Оставалась небольшая категория женщин, не умевших или не хотевших вытравить плод. Они-то и составляли проблему, особенно, в Австрии, стране, где всеобщая религиозность и всеобщая лояльность перед законом восставали против абортов.
В Штирии дело дошло до того, что обком обсуждал меры, как помочь женщинам, забеременевшим от русских. Решили организовать травление тайно. Здесь кончается проблема легкости любовных отношений и начинается проблема прочности этих отношений. Уже в августе — сентябре 1944 года румынки пытались применить прием, изобретенный еще римскими матронами во времена Алариха и вандалов[207].
Весь 3-й Украинский фронт смеялся тогда над приказом, живописующим свадьбу капитана, Героя Советского Союза, командира стрелкового батальона на помещичьей дочке. Рассказывали о приданом — 30 миллионах (тогда еще весьма калорийных) лей, лошадях, какой-то посуде. Проспавшись после свадьбы, капитан расписался на приказе и поехал дальше. Так окончился этот, может быть, первый «европейский» брак наших офицеров.
В начале 1945 года даже самые глупые венгерские крестьяночки не верили нашим обещаниям. Европеянки уже были осведомлены о том, что нам запрещают жениться на иностранках, и подозревали, что имеется аналогичный приказ также и о совместном появлении в ресторане, кино и т. п.
Это не мешало им любить наших ловеласов, но придавало этой любви сугубо «оуайдумный» характер.
Русский язык
Еще в Румынии, в августе 1944-го, профессия переводчика стала выгоднейшей. В Венгрии переводчикам русского языка платили министерские оклады.

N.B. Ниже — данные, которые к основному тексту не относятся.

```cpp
template <typename T, int BM, int BN, int WM, int WN, int BK, int S, bool CONV, bool OUTF32, bool RESIZE,
          int HALO = 0, bool PP = false>
__global__ __launch_bounds__(WM * WN * 64, pp_pair(PP, BM, BN) ? 4 : WM * WN == 4 ? 2 : 1) void gemm2_kernel(GemmArgs a,
                                                                                                            Split sp) {
  constexpr int NW = WM * WN, NT = NW * 64;
  constexpr bool PAIR = pp_pair(PP, BM, BN);
  if constexpr (PAIR) {
    a.A1 = nullptr; a.b_rows = 0; a.rowadd = nullptr; a.gn_part = nullptr; a.ln_out = nullptr; a.up2_w = 0;
    sp.splits = 1;
  }
  constexpr int TM = BM / WM / 16, TN = BN / WN / 16;
  constexpr int ROWS = BM + BN;
  constexpr int CPR = BK / 8;
  constexpr int RPI = 64 / CPR;
  constexpr int NINST = ROWS / RPI;
  constexpr int IPW = (NINST + NW - 1) / NW;
  constexpr int STAGE = ROWS * CPR;
  constexpr int KSUB = BK / 32;
  static_assert((NW == 8 || NW == 4) && ROWS % RPI == 0 && BM % 16 == 0 && (BK == 32 || BK == 64), "tile shape");
  static_assert(!HALO || (CONV && !RESIZE && S >= 2 && S <= 8 && NW == 8), "halo tiles: 3x3 conv");
  static_assert(!PP || !CONV, "ping-pong: dense GEMMs only");
  constexpr bool STRIP = HALO == 5 || HALO == 7;
  constexpr int NTAP = (HALO == 6 || HALO == 7 || HALO == 9) ? 4 : 9;
  constexpr bool MI = HALO == 8 || HALO == 9;
  constexpr int HB_U4 = (BM + 2 * kHaloWMax) * CPR;
  constexpr int RING = HALO ? 2 * HB_U4 + S * BN * CPR + CPR + 64 : S * STAGE;
  constexpr int RINGX = RING + (!HALO && NINST % NW ? 64 : 0);
  constexpr int SMEM = RINGX > BM * BN / 8 ? RINGX : BM * BN / 8;
  static_assert(SMEM * 16 <= 160 * 1024, "LDS budget");
  constexpr bool LNTAB = !CONV && !OUTF32 && HALO == 0 && SMEM * 16 + BM * 8 <= 160 * 1024;
  constexpr int LNT_U4 = LNTAB ? BM / 2 : 0;
  static_assert(!LNTAB || NT >= BM, "one thread per table row");
// ... 541 lines not shown
#pragma unroll
        for (int ss = 0; ss < KSUB; ++ss) {
          const int ck = ss * 4 + fgrp;
#pragma unroll
          for (int i = 0; i < TM; ++i) {
            const int r = wm * TM * 16 + i * 16 + frow;
            const int rx = r & (W - 1);
            const int hp = r + shift;
            const bool zero = (kx == 0 && rx == 0) || (kx == 2 && rx == W - 1);
            af[ss][i] = zero ? zrow[ck] : Hs[hp * CPR + (ck ^ swz(hp))];
          }
#pragma unroll
          for (int j = 0; j < TN; ++j) {
            const int r = wn * TN * 16 + j * 16 + frow;
            bfr[ss][j] = Bs[r * CPR + (ck ^ swz(r))];
          }
        }
        __builtin_amdgcn_s_setprio(1);
#pragma unroll
        for (int ss = 0; ss < KSUB; ++ss)
#pragma unroll
          for (int i = 0; i < TM; ++i)
#pragma unroll
            for (int j = 0; j < TN; ++j)
              acc[i][j] = Mfma<T>::m16x16x32(af[ss][i], bfr[ss][j], acc[i][j]);
        __builtin_amdgcn_s_setprio(0);
      }
      if (gab && t >= S && 9 * (c + 1) < nk) transformH(c + 1, t - S, t - S + 1);
      st = st + 1 == S ? 0 : st + 1;
    }
    asm volatile("s_waitcnt vmcnt(0)" ::: "memory");
    __syncthreads();
  } else if constexpr (PP) {
    static_assert(S == 3 && NW == 8, "ping-pong: 3 stages, 8 waves");
    const int wv = __builtin_amdgcn_readfirstlane(wave);
    const bool g1 = wv >= NW / 2;
    const uint32_t lds0 = __builtin_amdgcn_readfirstlane((uint32_t)(uintptr_t)(lds_void*)smem);
    const char* pb[IPW];
    const char* pb1[IPW];
    uint32_t pv[IPW], pv1[IPW], pd[IPW];
    bool apc[IPW];
#pragma unroll
    for (int j = 0; j < IPW; ++j) {
      const int q = wv * IPW + j, r0 = RPI * q, r = r0 + lrow;
      const int ch = (lslot ^ swz(r)) * 8;
      apc[j] = q < NINST && r0 < BM;
      if (q < NINST && r0 < BM) {
        pb[j] = (const char*)(Ap + (long)(m0 + r0) * a.lda);
        pv[j] = (uint32_t)(lrow * a.lda + ch) * 2u;
      } else if (q < NINST) {
        pb[j] = (const char*)(Bp + (long)(n0 + r0 - BM) * a.ldb);
        pv[j] = (uint32_t)(lrow * a.ldb + ch) * 2u;
      } else {
        pb[j] = (const char*)(Ap + (long)m0 * a.lda);
        pv[j] = (uint32_t)lane * 16u;
      }
      pd[j] = q < NINST ? lds0 + (uint32_t)(q * 64) * 16u : lds0 + (uint32_t)(SMEM - 64) * 16u;
      pb1[j] = pb[j];
      pv1[j] = pv[j];
      if (A1p && apc[j]) {
        pb1[j] = (const char*)(A1p + (long)(m0 + r0) * a.lda1);
        pv1[j] = (uint32_t)(lrow * a.lda1 + ch) * 2u;
      }
    }
    auto issueP = [&](int kt, int st) {
      const long ko = (long)kt * BK * 2;
      const bool second = A1p && kt * BK >= a.kA1;
// ... 10 lines not shown
    auto readF = [&](auto stc) {
      constexpr int st = decltype(stc)::value;
      const uint4* As = smem + st * STAGE;
      const uint4* Bs = As + BM * CPR;
#pragma unroll
      for (int s = 0; s < KSUB; ++s) {
#pragma unroll
        for (int i = 0; i < TM; ++i) {
          const int r = wm * TM * 16 + i * 16 + frow;
          fa[s][i] = As[r * CPR + ((s * 4 + fgrp) ^ swz(r))];
        }
#pragma unroll
        for (int j = 0; j < TN; ++j) {
          const int r = wn * TN * 16 + j * 16 + frow;
          fb[s][j] = Bs[r * CPR + ((s * 4 + fgrp) ^ swz(r + BM))];
        }
      }
    };
    auto mma = [&]() {
#pragma unroll
      for (int s = 0; s < KSUB; ++s)
#pragma unroll
        for (int i = 0; i < TM; ++i)
#pragma unroll
          for (int j = 0; j < TN; ++j) acc[i][j] = Mfma<T>::m16x16x32(fa[s][i], fb[s][j], acc[i][j]);
    };
    auto barrier = [&](bool drain) {
      __builtin_amdgcn_sched_barrier(0);
      if (drain) asm volatile("s_waitcnt lgkmcnt(0)\n\ts_barrier" ::: "memory");
      else asm volatile("s_barrier" ::: "memory");
      __builtin_amdgcn_sched_barrier(0);
    };
    issueP(kt0, 0);
    issueP(min(kt0 + 1, kt1 - 1), 1);
    ln_table();
    wait_vm(IPW);
    barrier(true);
    if (g1) barrier(true);
    for (int kb = kt0; kb < kt1; kb += 3) {
      static_for(std::make_integer_sequence<int, 3>{}, [&](auto uc) {
        constexpr int u = decltype(uc)::value;
        const int kt = kb + u;
        if (kt < kt1) {
          readF(uc);
          issueP(min(kt + 2, kt1 - 1), (u + 2) % 3);
          if (g1) wait_vm(IPW);
          barrier(g1);
          mma();
          if (!g1) wait_vm(IPW);
          barrier(true);
        }
      });
    }
    if (!g1) barrier(true);
    asm volatile("s_waitcnt vmcnt(0)" ::: "memory");
    __syncthreads();
  } else if constexpr (S == 2) {
    if (kt0 < kt1) issue(kt0, 0);
    ln_table();
    asm volatile("s_waitcnt vmcnt(0)" ::: "memory");
    __syncthreads();
    for (int kt = kt0; kt < kt1; ++kt) {
      const int st = (kt - kt0) & 1;
      if (kt + 1 < kt1) issue(kt + 1, st ^ 1);
      if (!(a.dbg & kDbgMask & 2)) compute(st);
      asm volatile("s_waitcnt vmcnt(0)" ::: "memory");
      __syncthreads();
    }
  } else {
#pragma unroll
    for (int p = 0; p < S - 1; ++p)
      if (kt0 + p < kt1) issue(kt0 + p, p);
    ln_table();
    int st = 0;
    for (int kt = kt0; kt < kt1; ++kt) {
      wait_vm(IPW * min(S - 2, kt1 - 1 - kt));
      asm volatile("s_barrier" ::: "memory");
      if (kt + S - 1 < kt1) issue(kt + S - 1, st == 0 ? S - 1 : st - 1);
      if (!(a.dbg & kDbgMask & 2)) compute(st);
      st = st + 1 == S ? 0 : st + 1;
    }
    asm volatile("s_waitcnt vmcnt(0)" ::: "memory");
// ... 631 lines not shown
  sp.splits = p.splits;
  sp.per = p.per;
  if (p.splits > 1) {
    sp.Mp = p.Mp;
    sp.Np = p.Np;
    sp.ws = (a.splitk_ws && a.splitk_ws_bytes >= p.ws_bytes) ? (float*)a.splitk_ws : internal_ws(p.ws_bytes);
    sp.inkernel = p.inkernel;
    if (sp.inkernel) sp.cnt = stream_counters(s);
  }
#ifdef IRX_HALO_DIAG
  if (p.path == GEMM_HALO && g_halo_pipe && !a.gn_ab && b.dbg && a.dtype == BF16) {
    launch2<256, 160, 4, 2, 64, 3, 4>(b, sp, s);
    return;
  }
#endif
#define IRX_K2(...) case gemm2_key(__VA_ARGS__): launch2<__VA_ARGS__>(b, sp, s); break;
  switch (gemm2_key(p.BM, p.BN, p.WM, p.WN, p.BK, p.S, p.HALO, p.PP)) {
    IRX_K2(256, 160, 4, 2, 64, 3, 9, false)
    IRX_K2(256, 160, 4, 2, 64, 3, 8, false)
    IRX_K2(256, 128, 4, 2, 64, 3, 7, false)
    IRX_K2(256, 160, 4, 2, 64, 3, 6, false)
    IRX_K2(256, 128, 4, 2, 64, 3, 6, false)
    IRX_K2(256, 160, 4, 2, 64, 3, 5, false)
    IRX_K2(256, 128, 4, 2, 64, 3, 5, false)
    IRX_K2(256, 160, 4, 2, 64, 3, 2, false)
    IRX_K2(256, 128, 4, 2, 64, 3, 2, false)
    IRX_K2(256, 160, 4, 2, 64, 3, 1, false)
    IRX_K2(64, 320, 1, 4, 32, 2, 0, false)
    IRX_K2(128, 160, 2, 2, 64, 2, 0, false)
    IRX_K2(128, 128, 2, 2, 64, 2, 0, false)
    IRX_K2(256, 320, 2, 4, 32, 3, 0, true)
    IRX_K2(256, 256, 2, 4, 32, 3, 0, true)
    IRX_K2(128, 320, 2, 4, 32, 3, 0, true)
    IRX_K2(256, 128, 4, 2, 32, 3, 0, true)
    IRX_K2(128, 256, 2, 4, 32, 3, 0, true)
    IRX_K2(256, 128, 4, 2, 64, 3, 0, false)
    IRX_K2(128, 256, 2, 4, 64, 3, 0, false)
    IRX_K2(128, 128, 2, 4, 64, 4, 0, false)
    IRX_K2(256, 160, 4, 2, 64, 3, 0, false)
    IRX_K2(256, 256, 2, 4, 32, 4, 0, false)
    IRX_K2(128, 320, 2, 4, 32, 5, 0, false)
    IRX_K2(256, 128, 4, 2, 32, 5, 0, false)
    IRX_K2(128, 256, 2, 4, 32, 5, 0, false)
    IRX_K2(128, 128, 2, 4, 32, 6, 0, false)
    IRX_K2(256, 320, 2, 4, 64, 2, 0, false)
    IRX_K2(256, 256, 2, 4, 64, 2, 0, false)
    IRX_K2(128, 320, 2, 4, 64, 2, 0, false)
    IRX_K2(256, 128, 4, 2, 64, 2, 0, false)
    IRX_K2(128, 256, 2, 4, 64, 2, 0, false)
    IRX_K2(128, 128, 2, 4, 64, 2, 0, false)
    default: IRX_CHECK(false, "gemm_large_tile: the plan names a kernel that is not instantiated");
  }
#undef IRX_K2
}

}
```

Вице-губернатор Шомоди Штефайч Паль пожаловался коменданту Капошвара, что переводчик комендатуры Николай получает на шестьсот пенго больше вице-губернаторского жалованья. Захаров, не опровергая по существу, указал, что колбасник комендатуры получает три тысячи пенго в месяц.
Полнее всего дефицитность русского языка удостоверяла вывеска: «Нужно пощадить. Вишневский» — на воротах частного дома.
Комендантом Надьканижи тогда был майор Вишневский, который рассматривал эти вывески, как замену охраны.
Там же на социал-демократическом партдоме висела вывеска: «Заведение социал-демократической партии».
Я сам выдавал венгерским попам шпаргалки: «Дом священника — под охраной комендатуры». Попы дули на непросохшие чернила и укладывали бумажонки в недра шелковых, парадных ряс.
Митра Митрович[208] перевела на сербский «Непокоренные» Горбатова[209], не зная русского языка. Перевод был издан. Факт, говорящий не только об эластичности стиля Митрович, но и о податливости стиля Горбатова.
Партизанские генералы, комиссары, министры, объяснявшиеся по-русски необычайно уверенно, зачастую не знали ничего. Нешкович и Тодорович, завидя меня, кричали обидно-приветливо: «До свиданья!» Впрочем, «здравствуйте» при прощании с русскими говорила вся Балканская Европа. В подполье изучали более «Антидюринг» в подлиннике[210]. Русское исходило от многочисленных белогвардейцев и имело одиозный привкус.